Sensible Sentencing Trust applauds New Zealand First Bill

30th May 2018

The Sensible Sentencing Trust fully supports New Zealand First MP Darroch Ball’s private members Bill which would provide for a mandatory jail sentence of six months for assaults on “first responders” such as ambulance officers, paramedics and prison officers.

http://www.legislation.govt.nz/bill/member/2018/0064/latest/whole.html#LMS43773

“There are far too many assaults on people in the helping professions, and ambulance officers attending a call out, often late at night, are particularly vulnerable to attacks from drunks and others” said Sensible Sentencing founder Garth McVicar today.

“In our offender friendly justice system, such offenders frequently get no jail time, just a fine they never pay. If anything, Mr Ball’s Bill is too lenient. Thanks to the Sentencing Act, the six month sentence the Bill proposes is automatically cut in half to three months.

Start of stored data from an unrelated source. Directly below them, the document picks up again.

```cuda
const char* b2_context_launch_name(b2_context* c, int batch, int i) {
    static thread_local std::string s;
    const Launch* L = get_launch(c, batch, i);
    if (!L) return nullptr;
    static const char* kinds[] = {"input_cast", "conv_tcgen05", "conv_simt", "maxpool", "avgpool", "fc", "softmax", "output_cast", "net_tcgen05", "tail_pool_fc_softmax",
                                  "quantize", "conv_i8_tcgen05", "avgpool_i8", "output_cast_i8", "embed_ln", "layernorm", "attention_f16_wgmma",
                                  "pooler", "output_cast_rows"};
    s = std::string(kinds[L->kind]) + ":" + L->name;
    if (L->kind == L_CONV_TC)
        s += " bn=" + std::to_string(L->conv.bn) + " kb=" + std::to_string(L->conv.kb) +
             " st=" + std::to_string(L->conv.stages) + "x" + std::to_string(L->conv.sps) +
             (L->conv.ws_ctas ? " ws=" + std::to_string(L->conv.ws_ctas) : std::string()) +
             (L->conv.cn > 1 ? " cn=" + std::to_string(L->conv.cn) : std::string()) + (L->conv.halo ? " halo" : "") +
             (L->conv.args.a_mode == b2k::A_TILED ? " tiled" : " im2col") +
             " grid=" + std::to_string(L->conv.grid_n) + "x" + std::to_string(L->conv.grid_m) + "x" +
             std::to_string(L->conv.args.splits) + " kblk=" + std::to_string(L->conv.args.num_kblocks) +
             (L->conv.args.group_span ? " span=" + std::to_string(L->conv.args.group_span) : std::string()) +
             ((L->conv.args.relu & b2plan::kConvGelu) ? " gelu" : "");
    if (L->kind == L_CONV_I8)
        s += " bn=" + std::to_string(L->i8.bn) + " st=" + std::to_string(L->i8.stages) + (L->i8.args.a_mode == b2k::A_TILED ? " tiled" : " im2col") + " grid=" +
             std::to_string(L->i8.grid_n) + "x" + std::to_string(L->i8.grid_m) + " kblk=" + std::to_string(L->i8.args.num_kblocks);
    if (L->kind == L_NET)
        s += " layers=" + std::to_string(L->net->args.n_layers) + " tiles=" + std::to_string(L->net->args.total_tiles) +
             " ctas=" + std::to_string(L->net->ctas) + " stages=" + std::to_string(L->net->args.stages);
    if (L->side_join >= 0) s += " side";
    return s.c_str();
}
double b2_context_launch_flops(b2_context* c, int batch, int i) {
    const Launch* L = get_launch(c, batch, i);
    return L ? L->flops : 0.0;
}
double b2_context_launch_bytes(b2_context* c, int batch, int i) {
    const Launch* L = get_launch(c, batch, i);
    return L ? L->bytes : 0.0;
}

}
```

### tensorrt_laboratory_b200/csrc/kernels.cu

```cuda
#include "kernels.h"

#include <stdio.h>
#include <stdlib.h>
#include <string.h>

#include "ptx_sm90.cuh"
#include "wgmma_sm90.cuh"

namespace b2k {

template <int BN, int STAGES, int SPS = 1>
struct ConvCfg {
    static constexpr int A_SUBBLK = 128 * 64 * 2;
    static constexpr int B_SUBBLK = BN * 64 * 2;
    static constexpr int A_STAGE = SPS * A_SUBBLK;
    static constexpr int B_STAGE = SPS * B_SUBBLK;
    static constexpr int PIPE_BYTES = STAGES * (A_STAGE + B_STAGE);
    static constexpr int TILE_BYTES = 128 * BN * 2;
    static_assert(TILE_BYTES <= PIPE_BYTES, "the output staging tile reuses the pipeline buffers");
};

__host__ __device__ constexpr int conv_smem_layout_bytes(int bn, int stages, bool residual, int sps = 1) {
    return stages * sps * (128 * 64 * 2 + bn * 64 * 2) + (residual ? 128 * bn * 2 : 0) + 256 + bn * 4 + 1024;
}

constexpr int kConvThreads = 384;
constexpr int kConsumerWarps = 8;

struct FragPos {
    int row0, col0;
    __device__ FragPos(int consumer_warp, int lane)
        : row0(64 * (consumer_warp >> 2) + 16 * (consumer_warp & 3) + (lane >> 2)), col0(2 * (lane & 3)) {}
};
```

We would fully support a one year sentence for attacks on first responders, which would automatically become a six month sentence” McVicar said.

“We agree with Mr Ball that prison officers also deserve recognition for the difficult and often dangerous job they do, managing some of the worst scumbags in our society. They are frequently assaulted in the course of their work, and sometimes killed. Because the so called ‘human rights’ of the prisoners are given greater recognition than we believe they should be, prison officers often face disciplinary action for situations they are forced into by inmates who know how to game the system” said McVicar.

“Assaults on police quite rightly attract a different category of sentence from ‘ordinary assaults’; their job is one of the most dangerous there is, going into unknown situations where violence may erupt with little or no warning every day. We see no reason why assaults on prison officers should not similarly be regarded as more serious.”

“We applaud Mr Ball for this initiative, which will have widespread public support. It will be interesting indeed to see if New Zealand First’s colleagues in the Labour Party put protection of the vulnerable before their ideological commitment to going soft on crime and lend their support to Mr Ball’s Bill. We certainly hope they will.”